* **TASK TO CARRY OUT**
Output only the lines below that start at the line containing "const int pt = pt0 + j * groups;" and end at the line containing "char* gp = sA", with both ends kept.

* **RECORDS FOR THE TASK**
template <int BN, int GK, bool FOLD, bool DUAL>
__global__ void __launch_bounds__(256, 2) bnr_stream_kernel(const IgemmParams p, int groups) {
  constexpr int BM = 32, NTHR = 256;
  constexpr int KB = GK / 64;
  constexpr int A_IMG = BM * GK * 2;
  constexpr int STAGE = A_IMG * (FOLD ? 2 : 1);
  constexpr int W_BYTES = BN * GK * 2;
  constexpr int CS = BN + 8;
  constexpr int C_BYTES = BM * CS * 4;
  constexpr int CPR = BN / 8;
  constexpr int NCH = BM * BN / 8 / NTHR;
  constexpr int RPP = NTHR / CPR;
  constexpr int NS = DUAL ? 3 : 2;
  constexpr int NWT = BN / 32;
  constexpr int NAI = A_IMG / 1024 / 4;
  constexpr int NWI = W_BYTES / 1024 / 4;
  constexpr int NEL = NCH * (DUAL ? 4 : 3);
  static_assert(NCH >= 1 && NAI >= 1 && NWI >= 1 && NWT <= 4, "bnr_stream tile");
  extern __shared__ __attribute__((aligned(16))) char smem[];
  char* sW = smem;
  char* sS = smem + W_BYTES;
  float* sC = reinterpret_cast<float*>(smem + W_BYTES + 2 * STAGE);
  float* sK = sC + BM * CS;

  const int tid = threadIdx.x, lane = tid & 63;
  const int wid = __builtin_amdgcn_readfirstlane(tid >> 6);
  const int ntn = p.gn / BN;
  const int lin = xcd_remap(blockIdx.x, gridDim.x);
  const int grp = lin / ntn, n0 = (lin - grp * ntn) * BN;
  const int npt = p.gm / BM;
  const int nmine = grp < npt ? (npt - 1 - grp) / groups + 1 : 0;

  const __amdgpu_buffer_rsrc_t rsA = make_rsrc(p.a, p.a_bytes);
  const __amdgpu_buffer_rsrc_t rsF = make_rsrc(FOLD ? p.fold_x : p.a, p.a_bytes);
  const __amdgpu_buffer_rsrc_t rsW = make_rsrc(p.b, p.b_bytes);
  const unsigned ebytes = (unsigned)((size_t)p.gm * p.gn * 2);
  const bool has_res = p.resid != nullptr;
  const unsigned rbytes = !has_res ? 0u : (p.resid_sub ? (unsigned)((size_t)p.N * p.rs_H2 * p.rs_W2 * p.gn * 2) : ebytes);
  const __amdgpu_buffer_rsrc_t rsR = make_rsrc(has_res ? (const void*)p.resid : (const void*)p.a, rbytes);
  const __amdgpu_buffer_rsrc_t rsX = make_rsrc(p.bn_x, ebytes);
  const __amdgpu_buffer_rsrc_t rsX2 = make_rsrc(DUAL ? p.bn_x2 : p.bn_x, DUAL ? ebytes : 0u);
  const bool has_mb = p.bn_mbits != nullptr;
  const __amdgpu_buffer_rsrc_t rsM = make_rsrc(has_mb ? (const void*)p.bn_mbits : (const void*)p.a,
                                               has_mb ? (unsigned)((size_t)p.gm * p.gn / 8) : 0u);

  const int lch = (lane & 7) ^ ((lane >> 3) & 7);
  int a_vo[NAI];
#pragma unroll
  for (int i = 0; i < NAI; ++i) {
    const int u = wid * NAI + i;
    const int row = (u & 3) * 8 + (lane >> 3);
    a_vo[i] = (row * GK + (u >> 2) * 64 + lch * 8) * 2;
  }
  const __amdgpu_buffer_rsrc_t rsZ = make_rsrc(p.a, 0u);
  auto issue_a = [&](int s, int pt, bool live) {
    char* dst = sS + s * STAGE;
    const int so = live ? pt * BM * GK * 2 : 0;
    const __amdgpu_buffer_rsrc_t ra = live ? rsA : rsZ, rf = live ? rsF : rsZ;
#pragma unroll
    for (int i = 0; i < NAI; ++i) {
      const int vo = a_vo[i];
      __builtin_amdgcn_raw_ptr_buffer_load_lds(ra, (__attribute__((address_space(3))) void*)(dst + (wid * NAI + i) * 1024),
                                               16, vo, so, 0, 0);
    }
    if constexpr (FOLD) {
#pragma unroll
      for (int i = 0; i < NAI; ++i) {
        const int vo = a_vo[i];
        __builtin_amdgcn_raw_ptr_buffer_load_lds(
            rf, (__attribute__((address_space(3))) void*)(dst + A_IMG + (wid * NAI + i) * 1024), 16, vo, so, 0, 0);
      }
    }
  };

  const int c8 = tid % CPR, r0 = tid / CPR;
  uint4 eR[2][NCH], eX[2][NCH], eX2[2][DUAL ? NCH : 1];
  unsigned eM[2][NCH];
  auto issue_e = [&](auto sel, int pt, bool live) {
    constexpr int E = decltype(sel)::value;
    if (!live) pt = 0;
    unsigned o[NCH], ro[NCH];
#pragma unroll
    for (int k = 0; k < NCH; ++k) {
      const int m = pt * BM + r0 + k * RPP;
      o[k] = (unsigned)m * (unsigned)p.gn + (unsigned)(n0 + c8 * 8);
      ro[k] = o[k] * 2u;
      if (p.resid_sub) {
        const unsigned n = fdiv((unsigned)m, p.fd_HW);
        const unsigned rem = (unsigned)m - n * (unsigned)(p.H * p.W);
        const unsigned hh = fdiv(rem, p.fd_W);
        const unsigned ww = rem - hh * (unsigned)p.W;
        ro[k] = ((hh | ww) & 1u) ? kOOB
                                 : (((n * (unsigned)p.rs_H2 + (hh >> 1)) * (unsigned)p.rs_W2 + (ww >> 1)) * (unsigned)p.gn +
                                    (unsigned)(n0 + c8 * 8)) * 2u;
      }
    }
#pragma unroll
    for (int k = 0; k < NCH; ++k) {
      if (!live) { o[k] = kOOB / 2u; ro[k] = kOOB; }
    }
#pragma unroll
    for (int k = 0; k < NCH; ++k) {
      eR[E][k] = bload16(rsR, ro[k]);
      eX[E][k] = bload16(rsX, o[k] * 2u);
      if constexpr (DUAL) eX2[E][k] = bload16(rsX2, o[k] * 2u);
      eM[E][k] = __builtin_amdgcn_raw_buffer_load_b32(rsM, (int)((o[k] >> 3) & ~3u), 0, 0);
    }
  };

  float ka[8], kb[8], ka2[DUAL ? 8 : 1], kb2[DUAL ? 8 : 1], msc[8], msh[8];
  const bool mfx = !has_mb;
#pragma unroll
  for (int e = 0; e < 8; ++e) {
    const int c = n0 + c8 * 8 + e;
    const float is = p.bn_istd[c];
    ka[e] = is;
    kb[e] = -p.bn_mean[c] * is;
    msc[e] = mfx ? p.bn_msc[c] : 0.f;
    msh[e] = mfx ? p.bn_msh[c] : 0.f;
    if constexpr (DUAL) {
      const float is2 = p.bn_istd2[c];
      ka2[e] = is2;
      kb2[e] = -p.bn_mean2[c] * is2;
    }
  }
  float sm[NS][8];
#pragma unroll
  for (int q = 0; q < NS; ++q)
#pragma unroll
    for (int e = 0; e < 8; ++e) sm[q][e] = 0.f;

  {
    int w_vo[NWI];
#pragma unroll
    for (int i = 0; i < NWI; ++i) {
      const int u = wid * NWI + i;
      const int row = (u % (BN / 8)) * 8 + (lane >> 3);
      w_vo[i] = ((n0 + row) * GK + (u / (BN / 8)) * 64 + lch * 8) * 2;
    }
#pragma unroll
    for (int i = 0; i < NWI; ++i) {
      const int vo = w_vo[i];
      __builtin_amdgcn_raw_ptr_buffer_load_lds(rsW, (__attribute__((address_space(3))) void*)(sW + (wid * NWI + i) * 1024),
                                               16, vo, 0, 0, 0);
    }
  }
  if constexpr (FOLD) {
    for (int i = tid; i < 3 * GK; i += NTHR) sK[i] = p.fold_coef[(i / GK) * p.K + (i % GK)];
  }
  const int pt0 = grp;
  issue_a(0, pt0, nmine > 0);
  issue_e(std::integral_constant<int, 0>{}, pt0, nmine > 0);
  wait_vm_b<0>();
  lds_sync_b();

  auto tile = [&](auto sel, int j) {
    constexpr int S = decltype(sel)::value;
    const int pt = pt0 + j * groups;
    if (j > 0) {
      wait_vm_b<NEL + NCH>();
      lds_sync_b();
    }
    char* sA = sS + S * STAGE;
    if constexpr (FOLD) {
#pragma unroll
      for (int i = 0; i < KB; ++i) {
        const int row = tid >> 3;
        const int kc = i * 64 + (((tid & 7) ^ (row & 7)) << 3);
        char* gp = sA + i * (BM * 128) + tid * 16;
        const uint4 g = *reinterpret_cast<const uint4*>(gp);
        const uint4 x = *reinterpret_cast<const uint4*>(gp + A_IMG);
        float k1[8], k2[8], k3[8];
#pragma unroll
        for (int h = 0; h < 2; ++h) {
          const f32x4 a = *reinterpret_cast<const f32x4*>(sK + kc + 4 * h);
          const f32x4 b = *reinterpret_cast<const f32x4*>(sK + GK + kc + 4 * h);
          const f32x4 c = *reinterpret_cast<const f32x4*>(sK + 2 * GK + kc + 4 * h);
#pragma unroll
          for (int e = 0; e < 4; ++e) { k1[4 * h + e] = a[e]; k2[4 * h + e] = b[e]; k3[4 * h + e] = c[e]; }
        }
        *reinterpret_cast<uint4*>(gp) = fold_dz(g, x, k1, k2, k3, true);
      }
      lds_sync_b();
    }
    __builtin_amdgcn_sched_barrier(0);
    const bool more = j + 1 < nmine;
    issue_a(S ^ 1, pt + groups, more);
    __builtin_amdgcn_sched_barrier(0);
    issue_e(std::integral_constant<int, S ^ 1>{}, pt + groups, more);
    __builtin_amdgcn_sched_barrier(0);
    if (wid < NWT) {
      f32x16 acc;
#pragma unroll
      for (int r = 0; r < 16; ++r) acc[r] = 0.f;
#pragma unroll
      for (int ks = 0; ks < GK / 16; ++ks) {
        const int ch = ks * 2 + (lane >> 5);
        const int kb = ch >> 3, cc = ch & 7;
        const bf16x8 fa = *reinterpret_cast<const bf16x8*>(sA + kb * (BM * 128) + rr_off(lane & 31, cc));
        const bf16x8 fb = *reinterpret_cast<const bf16x8*>(sW + kb * (BN * 128) + rr_off(wid * 32 + (lane & 31), cc));
        acc = __builtin_amdgcn_mfma_f32_32x32x16_bf16(fa, fb, acc, 0, 0, 0);
      }
#pragma unroll
      for (int r = 0; r < 16; ++r)
        sC[(8 * (r >> 2) + 4 * (lane >> 5) + (r & 3)) * CS + wid * 32 + (lane & 31)] = acc[r];
    }
    lds_sync_b();
    __bf16* out = reinterpret_cast<__bf16*>(p.out);
    const int mshift = ((n0 + c8 * 8) >> 3 & 3) * 8;
#pragma unroll
    for (int k = 0; k < NCH; ++k) {
      const int row = r0 + k * RPP;
      const f32x4 a0 = *reinterpret_cast<const f32x4*>(sC + row * CS + c8 * 8);
      const f32x4 a1 = *reinterpret_cast<const f32x4*>(sC + row * CS + c8 * 8 + 4);
      const float av[8] = {a0[0], a0[1], a0[2], a0[3], a1[0], a1[1], a1[2], a1[3]};
      const unsigned rw[4] = {eR[S][k].x, eR[S][k].y, eR[S][k].z, eR[S][k].w};
      const unsigned xw[4] = {eX[S][k].x, eX[S][k].y, eX[S][k].z, eX[S][k].w};
      unsigned ov[4];
#pragma unroll
      for (int q = 0; q < 4; ++q) {
        const float x0 = av[2 * q] + __uint_as_float(rw[q] << 16);
        const float x1 = av[2 * q + 1] + __uint_as_float(rw[q] & 0xffff0000u);
        unsigned u = f2bf2(x0, x1);
        const float xa = __uint_as_float(xw[q] << 16), xb = __uint_as_float(xw[q] & 0xffff0000u);
        const float z0 = fmaf(xa, msc[2 * q], msh[2 * q]);
        const float z1 = fmaf(xb, msc[2 * q + 1], msh[2 * q + 1]);
        const unsigned kz = (z0 > 0.f ? 0x0000ffffu : 0u) | (z1 > 0.f ? 0xffff0000u : 0u);
        const unsigned bits = eM[S][k] >> (mshift + 2 * q);
        const unsigned kbits = ((bits & 1u) ? 0x0000ffffu : 0u) | ((bits & 2u) ? 0xffff0000u : 0u);
        u &= mfx ? kz : kbits;
        const float g0 = __uint_as_float(u << 16), g1 = __uint_as_float(u & 0xffff0000u);
        sm[0][2 * q] += g0;
        sm[0][2 * q + 1] += g1;
        sm[1][2 * q] += g0 * fmaf(xa, ka[2 * q], kb[2 * q]);
        sm[1][2 * q + 1] += g1 * fmaf(xb, ka[2 * q + 1], kb[2 * q + 1]);
        if constexpr (DUAL) {
          const unsigned x2w = q == 0 ? eX2[S][k].x : q == 1 ? eX2[S][k].y : q == 2 ? eX2[S][k].z : eX2[S][k].w;
          sm[2][2 * q] += g0 * fmaf(__uint_as_float(x2w << 16), ka2[2 * q], kb2[2 * q]);
          sm[2][2 * q + 1] += g1 * fmaf(__uint_as_float(x2w & 0xffff0000u), ka2[2 * q + 1], kb2[2 * q + 1]);
        }
        ov[q] = u;
      }
      const size_t o = (size_t)(pt * BM + row) * p.gn + n0 + c8 * 8;
      *reinterpret_cast<uint4*>(out + o) = uint4{ov[0], ov[1], ov[2], ov[3]};
    }
  };
  int j = 0;
  for (; j + 1 < nmine; j += 2) {
    tile(std::integral_constant<int, 0>{}, j);
    tile(std::integral_constant<int, 1>{}, j + 1);
  }
  if (j < nmine) tile(std::integral_constant<int, 0>{}, j);

  __syncthreads();
  float* red = reinterpret_cast<float*>(sS);
#pragma unroll
  for (int q = 0; q < NS; ++q) {
    *reinterpret_cast<f32x4*>(red + (r0 * NS + q) * BN + c8 * 8) = f32x4{sm[q][0], sm[q][1], sm[q][2], sm[q][3]};
    *reinterpret_cast<f32x4*>(red + (r0 * NS + q) * BN + c8 * 8 + 4) = f32x4{sm[q][4], sm[q][5], sm[q][6], sm[q][7]};
  }
  __syncthreads();
  for (int i = tid; i < NS * BN; i += NTHR) {
    const int q = i / BN, c = i - q * BN;
    float t = 0.f;
    for (int r = 0; r < RPP; ++r) t += red[(r * NS + q) * BN + c];
    float* st = p.stats + (size_t)grp * 2 * p.gn;
    if (q == 0) {
      st[n0 + c] = t;
      if constexpr (DUAL) p.stats2[(size_t)grp * 2 * p.gn + n0 + c] = t;
    } else if (q == 1) {
      st[p.gn + n0 + c] = t;
    } else {
      p.stats2[(size_t)grp * 2 * p.gn + p.gn + n0 + c] = t;
    }
  }
}

static int bnr_stream_bn(const IgemmParams& p) { return p.gn == 64 ? 64 : 128; }

static bool use_bnr_stream(const IgemmParams& p) {
  if (!kn_bnr_stream.get() || !p.bn_x || p.R != 1 || p.S != 1 || p.stride != 1 || p.pad != 0) return false;
  if (!(p.gk == 64 || p.gk == 128 || p.gk == 256) || p.gn % bnr_stream_bn(p) || p.gm % 32) return false;
  if (!p.bn_mbits && !(p.bn_msc && !p.bn_mask)) return false;
  if (p.relu) return false;
  if ((p.fold_x ? 2 : 1) * p.gk >= p.gn) return false;
  return (int64_t)p.gm * p.gn * 2 < (1ll << 31) && (int64_t)p.gm * p.gk * 2 < (1ll << 31);
}

static int bnr_stream_groups(const IgemmParams& p) {
  const int ntn = p.gn / bnr_stream_bn(p);
  const int npt = p.gm / 32;
  return std::max(1, std::min(npt, std::max(1, kn_bnr_stream_wgs.get() / ntn)));
}

template <int BN, int GK, bool FOLD, bool DUAL>
static void launch_bnr_stream_cfg(IgemmParams& p, hipStream_t st) {
  constexpr int BM = 32;
  const int ntn = p.gn / BN;
  const int groups = bnr_stream_groups(p);
  TORCH_CHECK(p.stats && p.stats_cap >= groups && (!DUAL || p.stats2), "bnr_stream: partial-stats buffers");
  constexpr size_t stage = (size_t)BM * GK * 2 * (FOLD ? 2 : 1);
  constexpr size_t red = (size_t)(256 / (BN / 8)) * (DUAL ? 3 : 2) * BN * 4;
  constexpr size_t body = 2 * stage + (size_t)BM * (BN + 8) * 4 + (FOLD ? 3 * GK * 4 : 0);
  constexpr size_t smem = (size_t)BN * GK * 2 + std::max(body, red);
  static_assert(smem <= 160 * 1024, "bnr_stream: LDS");
  launch_lds<bnr_stream_kernel<BN, GK, FOLD, DUAL>>(dim3(groups * ntn), dim3(256), smem, st, p, groups);
}

static void launch_bnr_stream(IgemmParams& p, hipStream_t st) {
  const bool fold = p.fold_x != nullptr, dual = p.bn_x2 != nullptr;
  const int BN = bnr_stream_bn(p);
#define PCMP_BNRS(B, G)                                                                      \
  do {                                                                                      \
    if (fold) {                                                                             \
      if (dual) launch_bnr_stream_cfg<B, G, true, true>(p, st);                             \
      else launch_bnr_stream_cfg<B, G, true, false>(p, st);                                 \
    } else {                                                                                \
      if (dual) launch_bnr_stream_cfg<B, G, false, true>(p, st);                            \
      else launch_bnr_stream_cfg<B, G, false, false>(p, st);                                \
    }                                                                                       \
  } while (0)
  if (BN == 64) {
    if (p.gk == 64) PCMP_BNRS(64, 64); else if (p.gk == 128) PCMP_BNRS(64, 128); else PCMP_BNRS(64, 256);
  } else {
    if (p.gk == 64) PCMP_BNRS(128, 64); else if (p.gk == 128) PCMP_BNRS(128, 128); else PCMP_BNRS(128, 256);
  }
#undef PCMP_BNRS
}

}

namespace pcmp {

inline Knob kn_fwd_stream("fwd_stream", 1);
inline Knob kn_fwd_stream_wgs("fwd_stream_wgs", 512);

* **COMPLETED TASK**
    const int pt = pt0 + j * groups;
    if (j > 0) {
      wait_vm_b<NEL + NCH>();
      lds_sync_b();
    }
    char* sA = sS + S * STAGE;
    if constexpr (FOLD) {
#pragma unroll
      for (int i = 0; i < KB; ++i) {
        const int row = tid >> 3;
        const int kc = i * 64 + (((tid & 7) ^ (row & 7)) << 3);
        char* gp = sA + i * (BM * 128) + tid * 16;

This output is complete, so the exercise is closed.